*** Opening GIVEN RECORDS ***

template <int ENC_T>
__global__ __launch_bounds__(ENC_T) void k_encode(const ScanParams P, uint32_t t_begin, uint32_t t_end,
                                                uint32_t *hit, uint32_t *total, uint32_t *mh, int32_t *state,
                                                uint16_t *code16, uint4 *crows,
                                                const uint32_t *__restrict__ tags, uint32_t epoch,
                                                uint32_t *counters, unsigned long long *host_flag,
                                                uint32_t seq)
{
    const int xy = P.xy, nseg = P.nseg;
    if (blockIdx.x == 0 && threadIdx.x == 0) {
        const uint32_t any = counters[GVOM_CNT_INGRID] ? 0x80000000u : 0u;
        counters[GVOM_CNT_INGRID] = 0;
        __hip_atomic_store(host_flag, ((unsigned long long)seq << 32) | any, __ATOMIC_RELEASE,
                           __HIP_MEMORY_SCOPE_SYSTEM);
    }
    const int lane = threadIdx.x & (WAVE - 1);
    const uint32_t wid = __builtin_amdgcn_readfirstlane((blockIdx.x * blockDim.x + threadIdx.x) >> 6);
    const uint32_t nw = (gridDim.x * blockDim.x) >> 6;
    const int p4 = lane >> 2, r = lane & 3;
    const bool vec_state = (xy & 3) == 0;
    for (uint32_t u0 = t_begin + wid * 2; u0 < t_end; u0 += nw * 2) {
        uint32_t dmask;
        {
// ... 647 lines not shown
    }
    const uint32_t colbase = (uint32_t)sy * P.zs * P.xy + (col_ok ? sxb : 0);
    const uint32_t tbase = (uint32_t)sy * P.zs * P.nseg + blockIdx.x;
    uint32_t running = 0;
    int zfree[4] = {INT_MAX, INT_MAX, INT_MAX, INT_MAX};
    s_zh[w][lane] = ((unsigned long long)INT_MAX << 32) | 0x3f800000ull;
    s_zf[w][lane] = (uint32_t)INT_MAX;
    const uint32_t rbase = ((blockIdx.y * gridDim.x + blockIdx.x) * (uint32_t)P.nz + w) * (uint32_t)(WAVE * P.zc * P.cpw);

    {
        const int cc_l = lane >> 4, k_l = lane & 15;
        const int zl = (cc_l * P.nz + w) * P.zc + k_l;
        const bool valid_l = cc_l < P.cpw && k_l < P.zc && zl < P.zs;
        const uint32_t tl = tbase + (uint32_t)wrap_add(valid_l ? zl : 0, P.om[2], P.zs) * P.nseg;
        const uint32_t ts = ((gptr_u32)descs[0].tags)[tl];
        const uint32_t tp = has_prev ? ((gptr_u32)descs[1].tags)[tl] : 0u;
        const unsigned long long ms = __ballot(valid_l && ts == descs[0].epoch);
        const unsigned long long mp = __ballot(has_prev && valid_l && tp == descs[1].epoch);
        if (lane == 0) { s_live[w][0] = ms; s_live[w][1] = mp; }
    }
    const gptr_i32 ss = (gptr_i32)descs[0].state;
    const gptr_i32 sp = (gptr_i32)descs[has_prev ? 1 : 0].state;

    for (int cc = 0; cc < P.cpw; ++cc) {
        const int z0 = (cc * P.nz + w) * P.zc;
        if (z0 >= P.zs) break;
        const int z1 = min(z0 + P.zc, P.zs);
        const uint32_t lives = (uint32_t)(s_live[w][0] >> (16 * cc)) & 0xffffu;
        const uint32_t livep = (uint32_t)(s_live[w][1] >> (16 * cc)) & 0xffffu;
        if (__builtin_amdgcn_readfirstlane(lives | livep) == 0) continue;

        uint32_t roff[4];
        v4i vs[4], vp[4];
#pragma unroll
        for (int j = 0; j < 4; ++j) {
            const int zq = z0 + 4 * j + q;
            roff[j] = colbase + (uint32_t)wrap_add(zq < P.zs ? zq : 0, P.om[2], P.zs) * P.xy;
            vs[j] = *(gptr_v4i)(ss + (((lives >> (4 * j + q)) & 1u) ? roff[j] : (uint32_t)(4 * lane)));
            vp[j] = *(gptr_v4i)(sp + (((livep >> (4 * j + q)) & 1u) ? roff[j] : (uint32_t)(4 * lane)));
        }
        uint32_t n = 0;
        auto emit = [&]() {
            for (uint32_t base = 0; base < n; base += WAVE) {
                const uint32_t t = base + (uint32_t)lane;
                const bool on = t < n;
                const uint32_t e = s_list[w][on ? t : 0u];
                const int sts = on ? s_sts[w][t] : -1, stp = on ? s_stp[w][t] : -1;
                const int ci = (int)(e & 3u), go = (int)((e >> 2) & 15u), qo = (int)((e >> 6) & 3u), jo = (int)(e >> 8);
                const int zv = z0 + 4 * jo + qo;
                const int col = 4 * go + ci;
                const int sxc = blockIdx.x * WAVE + col;
                const uint32_t off = (uint32_t)sy * P.zs * P.xy + (uint32_t)wrap_add(zv, P.om[2], P.zs) * P.xy + (uint32_t)sxc;
                const v4u rs = ((gptr_v4u)descs[0].rows)[sts >= 0 ? (uint32_t)sts : 0u];
                const v4u rp = ((gptr_v4u)descs[has_prev ? 1 : 0].rows)[stp >= 0 ? (uint32_t)stp : 0u];
                uint32_t hh = 0, tt = 0, mm = 0x3f800000u;
                if (sts >= 0) { hh += rs.x; tt += rs.y; mm = min(mm, rs.z); }
                if (stp >= 0) { hh += rp.x; tt += rp.y; mm = min(mm, rp.z); }
                const unsigned long long ob = __ballot(on);
                if (on) {
                    const uint32_t row = rbase + running + (uint32_t)__popcll(ob & lanemask_lt());
                    fstate[off] = (int32_t)row;
                    frows[row] = make_uint4(hh, tt, mm, 0u);
                    atomicMin(&s_zh[w][col], ((unsigned long long)(uint32_t)zv << 32) | mm);
                }
                running += (uint32_t)__popcll(ob);
            }
            n = 0;
        };
#pragma unroll
        for (int j = 0; j < 4; ++j) {
            const int zq = z0 + 4 * j + q;
            const bool zs_in = ((lives >> (4 * j + q)) & 1u) && zq < z1 && zq + dsz >= 0 && zq + dsz < P.zs;
            const bool zp_in = ((livep >> (4 * j + q)) & 1u) && zq < z1 && zq + dpz >= 0 && zq + dpz < P.zs;
            const int a[4] = {vs[j].x, vs[j].y, vs[j].z, vs[j].w}, b[4] = {vp[j].x, vp[j].y, vp[j].z, vp[j].w};
            int c[4];
            uint32_t occ = 0;
            int sts_[4], stp_[4];
#pragma unroll
            for (int i = 0; i < 4; ++i) {
                const int st = (zs_in && ((oks >> i) & 1u)) ? a[i] : -1;
                const int pv = (zp_in && ((okp >> i) & 1u)) ? b[i] : -1;
                sts_[i] = st; stp_[i] = pv;
                c[i] = -1;
                if (st >= 0) occ |= 1u << i;
                else if (st < -1) c[i] = add_free(c[i], st + 1);
                if (!((occ >> i) & 1u)) {
                    if (pv >= 0 && c[i] >= -11) occ |= 1u << i;
                    else if (pv < -1) c[i] = add_free(c[i], pv + 1);
                }
            }
            if (!col_ok) occ = 0;
            const bool inside = col_ok && zq < z1;
            const bool nonempty = occ != 0u || c[0] != -1 || c[1] != -1 || c[2] != -1 || c[3] != -1;
            const unsigned long long nb = __ballot(inside && nonempty);
            if (((nb >> (16 * q)) & 0xffffull) && !GVOM_DBG(P, 1)) {
                if (g == 0 && zq < z1) ftags[tbase + (uint32_t)wrap_add(zq, P.om[2], P.zs) * P.nseg] = P.epoch;
                if (inside) {
                    *reinterpret_cast<int4 *>(fstate + roff[j]) = make_int4(c[0], c[1], c[2], c[3]);
#pragma unroll
                    for (int i = 0; i < 4; ++i)
                        if (!((occ >> i) & 1u) && c[i] < -1 && zfree[i] == INT_MAX) zfree[i] = zq;
                }
            }
            if (__any(occ != 0u)) {
#pragma unroll
                for (int i = 0; i < 4; ++i) {
                    const bool o = (occ >> i) & 1u;
                    const unsigned long long bm = __ballot(o);
                    if (o) {
                        const uint32_t at = n + (uint32_t)__popcll(bm & lanemask_lt());
                        s_list[w][at] = (uint16_t)(((uint32_t)j << 8) | ((uint32_t)lane << 2) | (uint32_t)i);
                        s_sts[w][at] = sts_[i]; s_stp[w][at] = stp_[i];
                    }
                    n += (uint32_t)__popcll(bm);
                    if (n > FUSE1_LIST - WAVE) emit();
                }
            }
        }
        if (n) emit();
    }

*** Closing GIVEN RECORDS ***

— EXERCISE DIRECTIONS —
Would you count the lines in the entries that hold "running" and reply with only the count?

— ANSWER BELOW —
3